▶ _Your objective_
Write out exactly the lines of the entries below, from the first through the line containing "any_multi = descs[g].format", and nothing beyond them.

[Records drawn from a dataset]
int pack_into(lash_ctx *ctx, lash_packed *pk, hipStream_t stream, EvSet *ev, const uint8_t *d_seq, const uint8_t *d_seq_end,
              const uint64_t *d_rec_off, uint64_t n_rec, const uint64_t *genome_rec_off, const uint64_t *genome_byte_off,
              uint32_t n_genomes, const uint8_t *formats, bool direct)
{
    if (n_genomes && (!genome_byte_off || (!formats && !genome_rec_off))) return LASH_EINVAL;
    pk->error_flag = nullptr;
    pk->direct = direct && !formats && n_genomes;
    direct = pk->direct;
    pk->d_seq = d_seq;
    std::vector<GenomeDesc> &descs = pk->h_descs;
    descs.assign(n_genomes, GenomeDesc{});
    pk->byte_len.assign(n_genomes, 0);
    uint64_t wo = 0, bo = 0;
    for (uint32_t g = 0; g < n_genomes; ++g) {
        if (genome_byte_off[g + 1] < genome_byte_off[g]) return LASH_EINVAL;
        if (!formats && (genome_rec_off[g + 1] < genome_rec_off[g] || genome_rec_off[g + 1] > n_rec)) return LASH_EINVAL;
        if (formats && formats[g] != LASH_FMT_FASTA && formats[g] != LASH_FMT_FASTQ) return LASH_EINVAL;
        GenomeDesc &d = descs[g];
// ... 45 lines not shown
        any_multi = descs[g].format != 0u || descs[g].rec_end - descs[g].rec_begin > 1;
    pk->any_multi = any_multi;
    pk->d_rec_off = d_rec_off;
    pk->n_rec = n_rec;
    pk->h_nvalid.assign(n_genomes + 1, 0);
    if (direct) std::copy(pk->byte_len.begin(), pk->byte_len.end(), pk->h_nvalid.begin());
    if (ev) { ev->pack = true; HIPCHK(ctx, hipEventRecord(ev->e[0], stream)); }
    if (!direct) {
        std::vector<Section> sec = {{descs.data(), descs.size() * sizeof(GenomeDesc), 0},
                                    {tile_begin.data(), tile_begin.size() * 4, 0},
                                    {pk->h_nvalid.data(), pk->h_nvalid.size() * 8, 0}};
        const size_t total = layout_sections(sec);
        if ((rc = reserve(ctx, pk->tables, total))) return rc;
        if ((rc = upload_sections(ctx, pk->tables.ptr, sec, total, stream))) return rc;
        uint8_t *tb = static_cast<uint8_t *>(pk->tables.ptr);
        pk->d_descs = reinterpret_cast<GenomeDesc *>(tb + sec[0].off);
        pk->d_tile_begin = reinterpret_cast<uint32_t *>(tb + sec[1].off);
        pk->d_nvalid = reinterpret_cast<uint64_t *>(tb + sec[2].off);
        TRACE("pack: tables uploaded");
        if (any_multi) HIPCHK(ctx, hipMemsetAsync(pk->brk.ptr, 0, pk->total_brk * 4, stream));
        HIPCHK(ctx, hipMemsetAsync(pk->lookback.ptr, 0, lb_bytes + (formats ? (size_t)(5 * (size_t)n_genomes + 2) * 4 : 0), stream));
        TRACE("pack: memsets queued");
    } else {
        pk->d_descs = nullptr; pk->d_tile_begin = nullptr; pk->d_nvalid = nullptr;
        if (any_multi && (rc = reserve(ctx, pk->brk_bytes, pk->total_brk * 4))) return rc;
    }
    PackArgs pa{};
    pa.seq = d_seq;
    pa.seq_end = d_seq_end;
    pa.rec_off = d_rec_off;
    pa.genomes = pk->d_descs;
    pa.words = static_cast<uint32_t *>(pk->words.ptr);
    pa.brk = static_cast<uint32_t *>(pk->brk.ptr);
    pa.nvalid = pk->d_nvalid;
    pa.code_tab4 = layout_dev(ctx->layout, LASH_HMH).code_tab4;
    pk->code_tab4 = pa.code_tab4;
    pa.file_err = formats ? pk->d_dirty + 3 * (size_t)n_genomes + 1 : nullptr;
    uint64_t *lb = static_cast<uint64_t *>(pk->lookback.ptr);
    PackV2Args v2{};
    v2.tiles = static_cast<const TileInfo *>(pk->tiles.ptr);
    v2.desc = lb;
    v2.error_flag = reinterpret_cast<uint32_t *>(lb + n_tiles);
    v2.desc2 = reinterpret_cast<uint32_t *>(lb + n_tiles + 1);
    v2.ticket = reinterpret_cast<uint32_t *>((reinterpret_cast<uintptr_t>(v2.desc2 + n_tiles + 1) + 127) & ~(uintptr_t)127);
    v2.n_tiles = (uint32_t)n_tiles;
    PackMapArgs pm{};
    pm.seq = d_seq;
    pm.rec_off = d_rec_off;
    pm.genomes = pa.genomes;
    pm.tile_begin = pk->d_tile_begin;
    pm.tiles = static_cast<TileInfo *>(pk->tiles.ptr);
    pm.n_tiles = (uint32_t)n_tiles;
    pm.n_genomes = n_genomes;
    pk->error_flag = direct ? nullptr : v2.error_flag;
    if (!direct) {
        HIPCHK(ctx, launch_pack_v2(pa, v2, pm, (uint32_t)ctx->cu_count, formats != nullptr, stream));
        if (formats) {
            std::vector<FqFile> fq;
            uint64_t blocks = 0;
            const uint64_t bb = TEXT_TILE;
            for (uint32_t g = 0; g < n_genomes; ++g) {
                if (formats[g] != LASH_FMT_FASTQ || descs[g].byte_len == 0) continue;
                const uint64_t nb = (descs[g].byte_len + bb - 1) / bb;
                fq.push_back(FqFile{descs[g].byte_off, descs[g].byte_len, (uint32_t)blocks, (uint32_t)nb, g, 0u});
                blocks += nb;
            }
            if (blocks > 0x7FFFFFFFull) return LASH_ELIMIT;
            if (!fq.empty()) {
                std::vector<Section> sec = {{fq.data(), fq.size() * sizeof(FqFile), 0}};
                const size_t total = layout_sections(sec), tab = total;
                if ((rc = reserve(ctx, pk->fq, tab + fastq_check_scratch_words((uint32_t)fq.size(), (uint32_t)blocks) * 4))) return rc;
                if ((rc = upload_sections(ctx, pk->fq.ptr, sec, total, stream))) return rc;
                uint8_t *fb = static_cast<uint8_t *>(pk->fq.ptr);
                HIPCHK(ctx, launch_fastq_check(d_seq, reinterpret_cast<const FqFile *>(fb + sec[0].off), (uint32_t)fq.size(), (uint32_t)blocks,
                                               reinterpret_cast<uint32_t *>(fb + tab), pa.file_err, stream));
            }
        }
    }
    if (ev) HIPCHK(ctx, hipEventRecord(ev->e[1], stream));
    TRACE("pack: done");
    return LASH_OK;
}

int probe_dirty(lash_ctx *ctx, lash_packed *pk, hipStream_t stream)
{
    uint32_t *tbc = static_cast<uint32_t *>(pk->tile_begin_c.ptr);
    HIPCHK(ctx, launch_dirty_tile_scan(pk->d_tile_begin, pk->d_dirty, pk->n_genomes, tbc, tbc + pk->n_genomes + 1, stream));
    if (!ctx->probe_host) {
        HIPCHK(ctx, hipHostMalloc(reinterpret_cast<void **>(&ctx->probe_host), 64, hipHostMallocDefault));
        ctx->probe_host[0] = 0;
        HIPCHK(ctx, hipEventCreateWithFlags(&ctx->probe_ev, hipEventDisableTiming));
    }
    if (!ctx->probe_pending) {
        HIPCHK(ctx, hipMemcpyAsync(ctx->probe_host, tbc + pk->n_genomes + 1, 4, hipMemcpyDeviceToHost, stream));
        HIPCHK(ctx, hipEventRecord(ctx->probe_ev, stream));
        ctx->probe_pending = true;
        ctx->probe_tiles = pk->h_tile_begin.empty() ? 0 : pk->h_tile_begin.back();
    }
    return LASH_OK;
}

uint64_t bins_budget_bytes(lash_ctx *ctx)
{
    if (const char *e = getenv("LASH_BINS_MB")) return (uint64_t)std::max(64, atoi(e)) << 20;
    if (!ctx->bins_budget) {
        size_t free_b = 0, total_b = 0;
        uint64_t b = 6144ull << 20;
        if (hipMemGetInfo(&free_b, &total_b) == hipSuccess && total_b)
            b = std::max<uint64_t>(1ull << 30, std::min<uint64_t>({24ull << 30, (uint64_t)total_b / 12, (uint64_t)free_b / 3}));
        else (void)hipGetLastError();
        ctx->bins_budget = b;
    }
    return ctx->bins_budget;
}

▶ _Answer space_
int pack_into(lash_ctx *ctx, lash_packed *pk, hipStream_t stream, EvSet *ev, const uint8_t *d_seq, const uint8_t *d_seq_end,
              const uint64_t *d_rec_off, uint64_t n_rec, const uint64_t *genome_rec_off, const uint64_t *genome_byte_off,
              uint32_t n_genomes, const uint8_t *formats, bool direct)
{
    if (n_genomes && (!genome_byte_off || (!formats && !genome_rec_off))) return LASH_EINVAL;
    pk->error_flag = nullptr;
    pk->direct = direct && !formats && n_genomes;
    direct = pk->direct;
    pk->d_seq = d_seq;
    std::vector<GenomeDesc> &descs = pk->h_descs;
    descs.assign(n_genomes, GenomeDesc{});
    pk->byte_len.assign(n_genomes, 0);
    uint64_t wo = 0, bo = 0;
    for (uint32_t g = 0; g < n_genomes; ++g) {
        if (genome_byte_off[g + 1] < genome_byte_off[g]) return LASH_EINVAL;
        if (!formats && (genome_rec_off[g + 1] < genome_rec_off[g] || genome_rec_off[g + 1] > n_rec)) return LASH_EINVAL;
        if (formats && formats[g] != LASH_FMT_FASTA && formats[g] != LASH_FMT_FASTQ) return LASH_EINVAL;
        GenomeDesc &d = descs[g];
// ... 45 lines not shown
        any_multi = descs[g].format != 0u || descs[g].rec_end - descs[g].rec_begin > 1;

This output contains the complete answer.